Giulia e i 7 livelli
di
Cupido
genere
dominazione
Giulia aveva compiuto diciotto anni da poco più di un mese.
Non era alta, ma aveva una presenza che attirava gli sguardi. I suoi lunghi capelli ricci, castani con riflessi color miele, le scendevano fino a metà schiena in onde ribelli che sembravano impossibili da domare. Gli occhi verdi, sempre in movimento, tradivano una curiosità che spesso la metteva nei guai. Dopo la fine della sua prima vera storia d'amore, però, quella curiosità si era trasformata in qualcosa di diverso: il bisogno di sentirsi libera.

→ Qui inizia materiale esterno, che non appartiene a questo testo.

template <typename T> struct Pair2 { typedef uint32_t type; };
template <> struct Pair2<float> { typedef uint64_t type; };
template <typename T, int C, int H, int W, typename Sink>
__device__ __forceinline__ void stage_chw(const T* __restrict__ src, Sink&& sink) {
  static_assert(W % 2 == 0, "W must be even");
  typedef typename Pair2<T>::type P;
  constexpr int NP = C * H * W / 2;
  constexpr int IT = (NP + NTHR - 1) / NTHR;
  P v[IT];
  const P* s2 = reinterpret_cast<const P*>(src);
#pragma unroll
  for (int i = 0; i < IT; ++i) {
    const int e = threadIdx.x + i * NTHR;
    if (e < NP) v[i] = s2[e];
  }
#pragma unroll
  for (int i = 0; i < IT; ++i) {
    const int e = threadIdx.x + i * NTHR;
    if (e < NP) {
      const int pe = 2 * e;
      const int c = pe / (H * W), rem = pe % (H * W);
      T a, b;
      __builtin_memcpy(&a, &v[i], sizeof(T));
      __builtin_memcpy(&b, reinterpret_cast<const char*>(&v[i]) + sizeof(T), sizeof(T));
      sink(c, rem / W, rem % W, a, b);
    }
  }
}

struct BNParams {
  const float* fslab;
  int nrows;
  float* fstats;
  const float* gamma;
  const float* beta;
  float* rmean;
  float* rvar;
  int64_t* nbt;
  float momentum;
  float eps;
  int train;
  xgmi::XSite xs;
};

constexpr int RSUM_U = 24;
template <typename F>
__device__ __forceinline__ float strided_rowsum(const float* __restrict__ src, int rows, int RL, int j, int g, int G,
                                                F&& after_issue) {
  float acc = 0.f;
  auto batch = [&](int base, bool first) {
    float v[RSUM_U];
#pragma unroll
    for (int u = 0; u < RSUM_U; ++u) {
      const int rr = base + u * G;
      v[u] = src[(size_t)min(rr, rows - 1) * RL + j] * (rr < rows ? 1.f : 0.f);
    }
    if (first) after_issue();
#pragma unroll
    for (int u = 0; u < RSUM_U; ++u) acc += v[u];
  };
  batch(g, true);
  for (int base = g + RSUM_U * G; base < rows; base += RSUM_U * G) batch(base, false);
  return acc;
}
__device__ __forceinline__ float strided_rowsum(const float* __restrict__ src, int rows, int RL, int j, int g, int G) {
  return strided_rowsum(src, rows, RL, j, g, G, [] {});
}

template <int C>
__device__ __forceinline__ void bn_finalize(const BNParams& bp, float* sc_s, float* beta_s, float* mean_s,
                                            float* istd_s, float* part, int bid) {
  const int tid = threadIdx.x, nthr = NTHR;
  const bool leader = bid == 0;
  if (bp.train) {
    constexpr int RL = 2 * C + 1;
    const int G = nthr / RL;
    const int j = tid % RL, g = tid / RL;
    float gam = 0.f, bet = 0.f, shf = 0.f, rm = 0.f, rv = 0.f;
    if (tid < C) {
      gam = bp.gamma[tid];
      bet = bp.beta[tid];
      shf = bp.fstats[2 * C + 1 + tid];
      if (leader) {
        rm = bp.rmean[tid];
        rv = bp.rvar[tid];
      }
    }
    const int64_t nb0 = leader ? bp.nbt[0] : 0;
    const bool xon = bp.xs.active();
    unsigned long long tk = 0;
    auto ticket = [&] {
      if (xon && tid == 0) tk = xgmi::xsite_ticket(bp.xs, bid);
    };
    if (g < G) {
      part[tid] = strided_rowsum(bp.fslab, bp.nrows, RL, j, g, G, ticket);
    } else {
      ticket();
      part[tid] = 0.f;
    }
    DPA_STAMP(11);
    __syncthreads();
    DPA_STAMP(12);
    if (tid < RL) {
      float t = 0.f;
      for (int gg = 0; gg < G; ++gg) t += part[gg * RL + tid];
      part[tid] = t;
    }
    __syncthreads();
    if (xon) xgmi::xsite_exchange(bp.xs, part, RL, tk, bid);
    if (tid < C) {
      const float n = part[2 * C];
      const float m1 = part[tid] / n;
      const float mean = shf + m1;
      const float var = fmaxf(part[C + tid] / n - m1 * m1, 0.f);
      const float istd = rsqrtf(var + bp.eps);
      const float s = gam * istd;
      sc_s[tid] = s;
      beta_s[tid] = bet;
      mean_s[tid] = mean;
      istd_s[tid] = istd;
      if (leader) {
        bp.fstats[tid] = part[tid];
        bp.fstats[C + tid] = part[C + tid];
        if (tid == 0) bp.fstats[2 * C] = n;
        const int64_t nb = nb0 + 1;
        const float mom = bp.momentum >= 0.f ? bp.momentum : 1.f / (float)nb;
        bp.rmean[tid] = (1.f - mom) * rm + mom * mean;
        bp.rvar[tid] = (1.f - mom) * rv + mom * var * (n / fmaxf(n - 1.f, 1.f));
      }
    }
    __syncthreads();
    if (leader && tid == 0) bp.nbt[0] = nb0 + 1;
  } else {
    if (tid < C) {
      const float istd = rsqrtf(bp.rvar[tid] + bp.eps);
      const float s = bp.gamma[tid] * istd;
      sc_s[tid] = s;
      beta_s[tid] = bp.beta[tid];
      mean_s[tid] = bp.rmean[tid];
      istd_s[tid] = istd;
    }
    __syncthreads();
  }
}

template <typename T>
__device__ __forceinline__ void bn_relu_max4x(const typename Pair2<T>::type top, const typename Pair2<T>::type bot,
                                              float sc, float beta, float mean, float istd, float& best, int& bi,
                                              float& xh) {
  T v[4];
  __builtin_memcpy(&v[0], &top, 2 * sizeof(T));
  __builtin_memcpy(&v[2], &bot, 2 * sizeof(T));
  best = -1.f;
  bi = 0;
  float yb = 0.f;
#pragma unroll
  for (int k = 0; k < 4; ++k) {
    const float yv = Cvt<T>::to_f(v[k]);
    const float z = fmaxf(rnd_t<T>((yv - mean) * sc + beta), 0.f);
    if (z > best) { best = z; bi = k; yb = yv; }
  }
  xh = (yb - mean) * istd;
}

constexpr int IDX_POS = 3, IDX_RELU = 4;

template <typename T>
struct PoolIn {
  const T* y;
  BNParams bn;
  T* p_out;
  uint8_t* idx_out;
  T* xh_out;
};

template <typename T>
struct BwdIn {
  const T* dp;
  const uint8_t* idx;
  const T* y;
  const float* fstats;
  const float* gsum;
  int grows;
  const float* lsum;
  int lrows;
  const float* gamma;
  float eps;
  float* dgamma;
  float* dbeta;
  xgmi::XSite xs;
  GradChk chk;
  int chk_coef = 0;
  int chk_rows = 0;
  float chk_row_bound = 0.f;
};

__device__ __forceinline__ void colsum_rows(const float* __restrict__ src, int rows, int RL, float* part,
                                            float* out) {
  const int tid = threadIdx.x, nthr = NTHR;
  const int G = nthr / RL;
  const int j = tid % RL, g = tid / RL;
  part[tid] = g < G ? strided_rowsum(src, rows, RL, j, g, G) : 0.f;
  __syncthreads();
  float t = 0.f;
  if (tid < RL)
    for (int gg = 0; gg < G; ++gg) t += part[gg * RL + tid];
  __syncthreads();
  if (tid < RL) out[tid] = t;
  __syncthreads();
}

template <int C, typename T>
__device__ __forceinline__ void bn_bwd_coef(const BwdIn<T>& bi, float* coef, float* part, float* sums, int bid) {
  const int tid = threadIdx.x;
  const bool leader = bid == 0;
  float n = 0.f, f0 = 0.f, f1 = 0.f, shf = 0.f, gam = 0.f;
  if (tid < C) {
    n = bi.fstats[2 * C];
    f0 = bi.fstats[tid];
    f1 = bi.fstats[C + tid];
    shf = bi.fstats[2 * C + 1 + tid];
    gam = bi.gamma[tid];
  }
  const bool xon = bi.xs.active();
  unsigned long long tk = 0;
  if (xon && tid == 0) tk = xgmi::xsite_ticket(bi.xs, bid);
  const bool cchk = leader && bi.dgamma != nullptr && bi.chk_coef && !xon;
  colsum_rows(bi.gsum, bi.grows, 2 * C, part, sums);
  if (xon) {
    if (leader && bi.dgamma != nullptr && tid < C) {
      bi.dgamma[tid] = sums[C + tid];
      bi.dbeta[tid] = sums[tid];
      if (bi.chk_coef) bi.chk.flag(GradChk::bad(sums[C + tid], bi.chk.bound) || GradChk::bad(sums[tid], bi.chk.bound));
    }
    xgmi::xsite_exchange(bi.xs, sums, 2 * C, tk, bid);
  }
  if (tid < C) {
    const float m1 = f0 / n;
    const float mean = shf + m1;
    const float istd = rsqrtf(fmaxf(f1 / n - m1 * m1, 0.f) + bi.eps);
    coef[tid] = sums[tid] / n;
    coef[C + tid] = sums[C + tid] / n;
    coef[2 * C + tid] = gam * istd;
    coef[3 * C + tid] = mean;
    coef[4 * C + tid] = istd;
    if (leader && bi.dgamma != nullptr && bi.lsum == bi.gsum && !xon) {
      bi.dgamma[tid] = sums[C + tid];
      bi.dbeta[tid] = sums[tid];
    }
  }
  __syncthreads();
  if (leader && bi.dgamma != nullptr && bi.lsum != bi.gsum && !xon) {
    colsum_rows(bi.lsum, bi.lrows, 2 * C, part, sums);
    if (tid < C) {
      bi.dgamma[tid] = sums[C + tid];
      bi.dbeta[tid] = sums[tid];
    }
  }
  if (cchk && tid < C)
    bi.chk.flag(GradChk::bad(sums[C + tid], bi.chk.bound) || GradChk::bad(sums[tid], bi.chk.bound));
}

Forse erano i diciotto anni. Forse era la voglia di dimostrare a sé stessa che il mondo non finiva con una delusione sentimentale.

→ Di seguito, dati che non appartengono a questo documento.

#ifndef GAVA_ABI_HASH
#error "build with -DGAVA_ABI_HASH=<first 31 bits of sha256(include/gava_hip.h)> (python -m gava_clip_amd.build does)"
#endif
extern "C" int gava_abi_version(void) { return (int)(GAVA_ABI_HASH); }

extern "C" int gava_struct_sizes(size_t* out, int cap) {
  const size_t v[] = {sizeof(gava_gemm_args), sizeof(gava_layernorm_args), sizeof(gava_attention_args), sizeof(gava_attention_f32_args),
                      sizeof(gava_clip_desc), sizeof(gava_vision_layer), sizeof(gava_vision_layer8), sizeof(gava_vision_model),
                      sizeof(gava_text_layer), sizeof(gava_text_model), sizeof(gava_layernorm_bwd_args), sizeof(gava_attention_bwd_args),
                      sizeof(gava_vision_saved), sizeof(gava_preprocess_args), sizeof(gava_patchify_args),
                      sizeof(gava_preprocess_clips_args), sizeof(gava_view_scores_args)};
  const int n = (int)(sizeof(v) / sizeof(v[0]));
  for (int i = 0; out && i < n && i < cap; ++i) out[i] = v[i];
  return n;
}

extern "C" int gava_probe_fc1_enable(int on) {
  Fc1Probe& g_probe = device_ctx().probe;
  if (on < 0 || on > GAVA_PROBE_ATTN) return GAVA_EINVAL;
  g_probe.on = on; if (!on) g_probe.n = 0; return GAVA_OK;
}
extern "C" int gava_probe_fc1_read(float* ms, int cap) {
  Fc1Probe& g_probe = device_ctx().probe;
  const int n = g_probe.n;
  if (n <= 0 || !ms) return 0;
  if (hipEventSynchronize(g_probe.ev[n - 1][1]) != hipSuccess) return 0;
  for (int i = 0; i < n && i < cap; ++i) {
    ms[i] = -1.0f;
    if (((g_probe.valid >> i) & 1) && hipEventElapsedTime(&ms[i], g_probe.ev[i][0], g_probe.ev[i][1]) != hipSuccess) return 0;
  }
  return n;
}

extern "C" size_t gava_vision_workspace_bytes(const gava_vision_model* m) {
  if (check_vision(m) != GAVA_OK) return 0;
  return carve_vision(m, nullptr, 0).total;
}

extern "C" int gava_vision_forward(const gava_vision_model* m, const float* x, float* cls_x, float* summary,
                                   float* debug_cls, void* workspace, size_t workspace_bytes, gava_stream_t stream) {
  return gava_vision_forward_train(m, x, cls_x, summary, debug_cls, nullptr, workspace, workspace_bytes, stream);
}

Così una sera scaricò Pure: un’app di incontri principalmente sessuali.
Creare il profilo fu semplice. Qualche foto, una breve descrizione, un paio di interessi scritti senza pensarci troppo.
Nei primi minuti l'app le sembrò una perdita di tempo.

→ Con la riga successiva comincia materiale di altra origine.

parallel-wavenet-vocoder_amd/csrc/pwv_persist_protocol.inc:

```

    int vpack = 0;
    auto layer_vectors = [&](int j) {
        const int d = dil_of(j), d2 = dil_of(j >= 2 ? j - 2 : 0);
        const int off = lane == 1 ? -((d + 31) >> 5) : (lane == 2 ? -(d >> 5) : (lane == 4 ? (d2 >> 5) : (lane == 5 ? ((d2 + 31) >> 5) : 0)));
        const int raw = j >= 1 ? j : 0, wts = j >= 2 ? j : 0, war = j >= 2 ? j - 1 : 0;
        const int need = lane < 3 ? raw : (lane == 3 ? wts : (lane < 6 ? war : 0));
        vpack = (need << 16) | (off & 0xffff);
    };
    auto dep_addr = [&](int j, int u) -> int {
        const int v = u + (int)(short)vpack;
        int a = kDoneB - u_begin + v;
        a = (v < u_begin && !SHORT) ? kSeenLB : a;
        a = v >= u_end ? kSeenRB : a;
        a = (v < 0 || v >= p.units) ? kTrueB : a;
        a = lane == 3 ? kWreadyB + (j & 1) : a;
        return lane >= 6 ? kTrueB : a;
    };
    auto eval = [&](int addr) -> unsigned { return (unsigned)__ballot((int)lb[addr] < (vpack >> 16)); };
    auto wave_min = [&](int v) -> int {
#pragma unroll
        for (int o = 32; o >= 1; o >>= 1) { const int t = __shfl_xor(v, o); v = t < v ? t : v; }
        return v;
    };
    auto poll_side = [&](int side, int need) {
// ... 20 lines not shown
            v = __hip_atomic_load(uprog_n + (size_t)(u_begin - kLeftN + addr - kLeftB) * kUnitStride, __ATOMIC_RELAXED, __HIP_MEMORY_SCOPE_AGENT);
        } else if (lo >= 32 && lo - 32 < cnt_r) {
            v = __hip_atomic_load(prog_n + (size_t)(w + 1 + lo - 32) * kProgStride, __ATOMIC_RELAXED, __HIP_MEMORY_SCOPE_AGENT);
        }
        v = v > 255 ? 255 : v;
        if (left) lb[addr] = (unsigned char)v;
        if (cnt_r > 0) {
            const bool r = lo >= 32;
            if (__ballot(r && v < jw + 1) == 0) lb[kSeenRB] = (unsigned char)(jw + 1);
            else if (__ballot(r && v < jw) == 0 && (int)lb[kSeenRB] < jw) lb[kSeenRB] = (unsigned char)jw;
        }
    };

    int prev_addr = -1, prev_j = 0;
    int dma_pending = -1;
    int left_upto = 0;
    bool dead = false;
    auto publish = [&]() {
        if (prev_addr >= 0) {
            lb[prev_addr] = (unsigned char)(prev_j + 1);
            if (SHORT && lane == 0) __hip_atomic_store(uprog_n + (size_t)(prev_addr - kDoneB + u_begin) * kUnitStride, prev_j + 1, __ATOMIC_RELAXED, __HIP_MEMORY_SCOPE_AGENT);
            prev_addr = -1;
        }
        if (dma_pending >= 0) { lb[kWreadyB + (dma_pending & 1)] = (unsigned char)dma_pending; dma_pending = -1; }
    };
    auto flush_owed = [&]() {
        asm volatile("s_waitcnt vmcnt(0)" ::: "memory");
        publish();
    };
    auto leave_layers = [&](int upto) {
        for (; left_upto < upto; ++left_upto) {
            const int jj = left_upto;
            int old = 0;
            if (lane == 0) old = __hip_atomic_fetch_add(&ctl[8 + jj], 1, __ATOMIC_RELAXED, __HIP_MEMORY_SCOPE_WORKGROUP);
            old = __builtin_amdgcn_readfirstlane(old);
            if (old == 7 && !loader_mode) {
                if (lane == 0) __hip_atomic_store(prog_n + (size_t)w * kProgStride, jj + 1, __ATOMIC_RELAXED, __HIP_MEMORY_SCOPE_AGENT);
                PT_EV(7, jj, -1);
                if (jj + 2 < L) {
                    if (dma_pending >= 0) flush_owed();
                    fill_slot(jj & 1, jj + 2, 0, 1);
                    dma_pending = jj + 2;
                }
            }
        }
    };
    auto wait_deps = [&](int j, int u, unsigned mask, int lv, int code) {
        if (!SHORT || prev_addr >= 0 || dma_pending >= 0) {
            flush_owed();
            PT_EV(mask == kWarMask ? 13 : 3, j, u);
        }
        leave_layers(j);
        if (dma_pending >= 0) flush_owed();
        if (lv != j) layer_vectors(j);
        const int addr = dep_addr(j, u);
        bool ok = false;
        const long long t0 = __builtin_amdgcn_s_memrealtime();
// ... 56 lines not shown
```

Scorse decine di profili. Alcuni banali, altri ridicoli. Dopo meno di mezz'ora chiuse tutto e si dedicò ad altro.
Per due giorni non la aprì nemmeno.
Poi, mentre stava controllando le notifiche sul telefono, il suo sguardo cadde sull'icona viola.
La aprì quasi per noia.
Rimase immobile.
Centinaia di like.
Iniziò a scorrerli rapidamente, sorpresa da quella valanga di attenzione. Alcuni messaggi erano prevedibili, altri semplicemente stupidi.
Poi ne vide uno.
"Se vuoi trasgredire... a tuo rischio e pericolo 😆"
Nulla di speciale.
Eppure si fermò.
Rilesse la frase due volte.
Tre.
Alla fine rispose.
"In che senso?"
La risposta arrivò quasi subito.
"Se vuoi scoprirlo, stasera. Ore 21. Via delle Robinie 17."
Nient'altro.
Giulia fissò lo schermo.
Assurdo.
Non conosceva quella persona.
Non aveva visto una foto. Non aveva nemmeno un nome.
Ancora più assurdo.
Chiuse l'app.
No. Non faceva per lei.
Per togliersi quell'idea dalla testa indossò le scarpe da corsa e uscì. Corse per quasi un'ora lungo il parco vicino a casa, lasciando che il ritmo dei passi coprisse i pensieri.
Ma quando tornò, sudata e stanca, la prima cosa che fece fu prendere il telefono.
Scrisse:
"Possiamo prima conoscerci?"
La risposta arrivò dopo pochi secondi.
Era semplicemente la citazione del messaggio precedente.
Ore 21. Via delle Robinie 17.
Poi silenzio.
Nessun altro messaggio.
Nessuna spiegazione.
Niente.
Giulia posò il telefono sul letto.
Che fare?
Era una pessima idea.
Lo sapeva.
Eppure qualcosa la attirava.
Non la promessa di trasgredire.
Non l'ignoto.
Piuttosto il mistero.
La sensazione che, per una volta, stesse scegliendo da sola.
Alle 20:30 era ancora indecisa.
Alle 20:45 era davanti allo specchio.
Scelse dei jeans scuri, una giacca di pelle e un top elegante. Si truccò leggermente.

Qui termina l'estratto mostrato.